(Source data)
                                                                 float* __restrict__ gq, int B, int V, int T, int c2,
                                                                 const int32_t* __restrict__ choice_dev) {
     extern __shared__ float strip_lds[];
-    constexpr int ROW = NSEG * SEGW;
     if (choice_dev) c2 = choice_dev[1];
-    const int64_t rows = (int64_t)B * 128;
-    const int wave = __builtin_amdgcn_readfirstlane((int)(threadIdx.x >> 6)), lane = threadIdx.x & 63;
-    const int s = lane & (SEGW - 1), half = lane >> 5;
-    const int64_t per_wave = (rows + (int64_t)gridDim.x * 4 - 1) / ((int64_t)gridDim.x * 4);
-    const int64_t row_lo = ((int64_t)blockIdx.x * 4 + wave) * per_wave;
-    const int64_t row_hi = row_lo + per_wave < rows ? row_lo + per_wave : rows;
-    float* sa = strip_lds + wave * (2 * T + ROW);
-    float* sb = sa + T;
-    float* pick = sb + T;
-    const float fv = (float)V;
-    const int64_t pass = (int64_t)B * 256 * T;
-    int b_cur = -1;
-    SegTable st;
-    for (int64_t row = row_lo; row < row_hi; ++row) {
-        const int b = (int)(row >> 7), c = (int)(row & 127);
-        if (b != b_cur) {
-            b_cur = b;
-            load_segments(rois + (int64_t)b * NSEG * 2, T, st);
-        }
-        const float* zr = z2b + (((int64_t)b * V + c2) * 128 + c) * ROW;
-#pragma unroll
-        for (int u = 0; u < 4; ++u)
-            if (u * 64 + lane < ROW) pick[u * 64 + lane] = zr[u * 64 + lane];
-        __builtin_amdgcn_fence(__ATOMIC_RELEASE, "wavefront");
-        __builtin_amdgcn_wave_barrier();
-        const int64_t grow = ((int64_t)b * 256 + 128 + c) * T;
-        const float f = q[b * 256 + 128 + c];
-        float acc = 0.f;
-        constexpr int NU = G == 4 ? 6 : (G == 2 ? 10 : 20);
-        const int shift = G == 4 ? (c & 1) * T : 0;
-        const int kb = shift / G, ke = (shift + T + G - 1) / G;
-        for (int k0 = (kb & ~63) + lane; k0 < ke; k0 += 64 * NU) {
-            float ga[NU][G], gb[NU][G], la[NU][G];
-#pragma unroll
-            for (int u = 0; u < NU; ++u) {
-                const int k = k0 + 64 * u;
-                if constexpr (G == 1) {
-                    const bool in = k >= kb && k < ke;
-                    ga[u][0] = in ? gD[grow + k] : 0.f;
-                    gb[u][0] = in ? gD[pass + grow + k] : 0.f;
-                    la[u][0] = in ? latent[grow + k] : 0.f;
-                } else {
-#pragma unroll
-                    for (int e = 0; e < G; e += 2) {
-                        const int t = G * k + e - shift;
-                        const bool in = k >= kb && k < ke && t >= 0 && t < T;
-                        const nef_f32x2 z = {0.f, 0.f};
-                        const nef_f32x2 a2 = in ? *(const nef_f32x2*)(gD + grow + t) : z;
-                        const nef_f32x2 b2 = in ? *(const nef_f32x2*)(gD + pass + grow + t) : z;
-                        const nef_f32x2 l2 = in ? *(const nef_f32x2*)(latent + grow + t) : z;
-                        ga[u][e] = a2[0], ga[u][e + 1] = a2[1];
-                        gb[u][e] = b2[0], gb[u][e + 1] = b2[1];
-                        la[u][e] = l2[0], la[u][e + 1] = l2[1];
-                    }
-                }
-            }
-#pragma unroll
-            for (int u = 0; u < NU; ++u) {
-                const int k = k0 + 64 * u;
-#pragma unroll
-                for (int e = 0; e < G; ++e) {
-                    const int t = G * k + e - shift;
-                    if (k >= kb && k < ke && t >= 0 && t < T) {
-                        int i, jb, i0, i1;
-                        float sc, l0, l1, pk = 0.f;
-                        if (segment_of(st, t, i, sc, jb)) {
-                            lerp_src(i, sc, i0, i1, l0, l1);
-                            pk = unpool_lerp(l0, pick[jb + i0], l1, pick[jb + i1]);
-                        }
-                        acc += ga[u][e] * la[u][e] + gb[u][e] * pk;
-                        const float gm = f * ga[u][e] / fv;
-                        sa[t] = gm + 0.f;
-                        sb[t] = gm + f * gb[u][e];
-                    }
-                }
-            }
-        }
-        __builtin_amdgcn_fence(__ATOMIC_RELEASE, "wavefront");
-        __builtin_amdgcn_wave_barrier();
-        float ra[(NSEG + 1) / 2] = {0.f, 0.f, 0.f, 0.f}, rb[(NSEG + 1) / 2] = {0.f, 0.f, 0.f, 0.f};
-        unpool_gather_row(sa, st, lane, ra);
-        unpool_gather_row(sb, st, lane, rb);
-        for (int v = 0; v < V; ++v) {
-            float* gz = gz2b + (((int64_t)b * V + v) * 128 + c) * ROW;
-#pragma unroll
-            for (int k = 0; k < (NSEG + 1) / 2; ++k)
-                if (2 * k + half < NSEG) gz[(2 * k + half) * SEGW + s] = v == c2 ? rb[k] : ra[k];
-        }
-        acc = nef_wave_sum(acc);
-        if (lane == 0) gq[b * 256 + 128 + c] = acc;
-        __builtin_amdgcn_wave_barrier();
-    }
+    const int wave = __builtin_amdgcn_readfirstlane((int)(threadIdx.x >> 6)), lane = threadIdx.x & 63;
+    unpool_mix_bwd_z2_rows<G>(gD, latent, z2b, rois, q, gz2b, gq, B, V, T, c2, strip_lds + wave * (2 * T + NSEG * SEGW),
+                              (int64_t)blockIdx.x * 4 + wave, (int64_t)gridDim.x * 4, lane);
 }
 
 __global__ void roi_segment_table_kernel(const int64_t* __restrict__ rois, int64_t* __restrict__ seg_start,
@@ -384,9 +222,7 @@
     static_assert((size_t)4 * (2 * NEF_UNPOOL_MIX_MAX_T + NSEG * SEGW) * sizeof(float) <= 65536, "four waves' strips fit the default LDS limit");
     const size_t lds = (size_t)4 * (2 * T + NSEG * SEGW) * sizeof(float);
     const dim3 grid(nef_stream_grid((int64_t)B * 128, 4));
-    if (group == 4)
-        hipLaunchKernelGGL(unpool_mix_bwd_z2_kernel<4>, grid, dim3(256), lds, st, gD, latent, z2b, rois, q, gz2b, gq, B, V, T, c2, choice_dev);
-    else if (group == 2)
+    if (group == 2)
         hipLaunchKernelGGL(unpool_mix_bwd_z2_kernel<2>, grid, dim3(256), lds, st, gD, latent, z2b, rois, q, gz2b, gq, B, V, T, c2, choice_dev);
     else
         hipLaunchKernelGGL(unpool_mix_bwd_z2_kernel<1>, grid, dim3(256), lds, st, gD, latent, z2b, rois, q, gz2b, gq, B, V, T, c2, choice_dev);
diff --git a/electrocardio_panorama_amd/csrc/roi_unpool.h b/electrocardio_panorama_amd/csrc/roi_unpool.h
--- a/electrocardio_panorama_amd/csrc/roi_unpool.h
+++ b/electrocardio_panorama_amd/csrc/roi_unpool.h
@@ -103,6 +103,187 @@
     }
 }
 
+__device__ __forceinline__ bool segment_of(const SegTable& st, int t, int& i, float& sc, int& jb) {
+    int off = st.off[0];
+    sc = st.scale[0];
+    jb = 0;
+#pragma unroll
+    for (int j = 1; j < NSEG; ++j)
+        if (t >= st.off[j]) { off = st.off[j]; sc = st.scale[j]; jb = j * SEGW; }
+    i = t - off;
+    return t < st.off[NSEG - 1] + st.len[NSEG - 1];
+}
+
+
+template <int W>
+__device__ __forceinline__ void unpool_mix_fwd_z2_rows(const float* __restrict__ z2b, const int64_t* __restrict__ rois,
+                                                       const float* __restrict__ q, float* __restrict__ latent,
+                                                       float* __restrict__ D2, int32_t* __restrict__ status, int B, int V, int T,
+                                                       int c2, float* strip, int64_t wave_id, int64_t n_waves, int lane) {
+    typedef float vec __attribute__((ext_vector_type(W)));
+    constexpr int ROW = NSEG * SEGW;
+    const int64_t rows = (int64_t)B * 128;
+    const int64_t per_wave = (rows + n_waves - 1) / n_waves;
+    const int64_t row_lo = wave_id * per_wave;
+    const int64_t row_hi = row_lo + per_wave < rows ? row_lo + per_wave : rows;
+    const int n = V * ROW;
+    const float fv = (float)V;
+    const int64_t pass = (int64_t)B * 256 * T;
+    int b_cur = -1;
+    SegTable st;
+    for (int64_t row = row_lo; row < row_hi; ++row) {
+        const int b = (int)(row >> 7), c = (int)(row & 127);
+        if (b != b_cur) {
+            b_cur = b;
+            const bool ok = load_segments(rois + (int64_t)b * NSEG * 2, T, st);
+            if (!ok && status && lane == 0) status[0] = 1;
+        }
+        const float* zr = z2b + ((int64_t)b * V * 128 + c) * ROW;
+        constexpr int NU = 8;
+        for (int e0 = 0; e0 < n; e0 += 64 * NU) {
+            float r[NU];
+#pragma unroll
+            for (int u = 0; u < NU; ++u) {
+                const int e = e0 + u * 64 + lane, v = e / ROW;
+                r[u] = e < n ? zr[(int64_t)v * 128 * ROW + (e - v * ROW)] : 0.f;
+            }
+#pragma unroll
+            for (int u = 0; u < NU; ++u)
+                if (e0 + u * 64 + lane < n) strip[e0 + u * 64 + lane] = r[u];
+        }
+        __builtin_amdgcn_fence(__ATOMIC_RELEASE, "wavefront");
+        __builtin_amdgcn_wave_barrier();
+        const int64_t orow = ((int64_t)b * 256 + 128 + c) * T;
+        const float f = q[b * 256 + 128 + c];
+        for (int p = lane; p < T / W; p += 64) {
+            vec m, dm, dp;
+#pragma unroll
+            for (int w = 0; w < W; ++w) {
+                int i, jb;
+                float sc;
+                const bool in = segment_of(st, W * p + w, i, sc, jb);
+                int i0 = 0, i1 = 0;
+                float l0 = 0.f, l1 = 0.f;
+                if (in) lerp_src(i, sc, i0, i1, l0, l1);
+                float sum = 0.f, pk = 0.f;
+                for (int v = 0; v < V; ++v) {
+                    const float val = in ? unpool_lerp(l0, strip[v * ROW + jb + i0], l1, strip[v * ROW + jb + i1]) : 0.f;
+                    sum = v == 0 ? val : sum + val;
+                    if (v == 0 || v == c2) pk = val;
+                }
+                const float mean = sum / fv;
+                m[w] = mean;
+                dm[w] = f * mean;
+                dp[w] = f * pk;
+            }
+            *(vec*)(latent + orow + W * p) = m;
+            *(vec*)(D2 + orow + W * p) = dm;
+            *(vec*)(D2 + pass + orow + W * p) = dp;
+        }
+        __builtin_amdgcn_wave_barrier();
+    }
+}
+
+template <int G>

▸ **ASSIGNMENT**
Look through the records above for the string "hipLaunchKernelGGL", then copy every line that has it.

▸ **RESPONSE**
-        hipLaunchKernelGGL(unpool_mix_bwd_z2_kernel<4>, grid, dim3(256), lds, st, gD, latent, z2b, rois, q, gz2b, gq, B, V, T, c2, choice_dev);
         hipLaunchKernelGGL(unpool_mix_bwd_z2_kernel<2>, grid, dim3(256), lds, st, gD, latent, z2b, rois, q, gz2b, gq, B, V, T, c2, choice_dev);
         hipLaunchKernelGGL(unpool_mix_bwd_z2_kernel<1>, grid, dim3(256), lds, st, gD, latent, z2b, rois, q, gz2b, gq, B, V, T, c2, choice_dev);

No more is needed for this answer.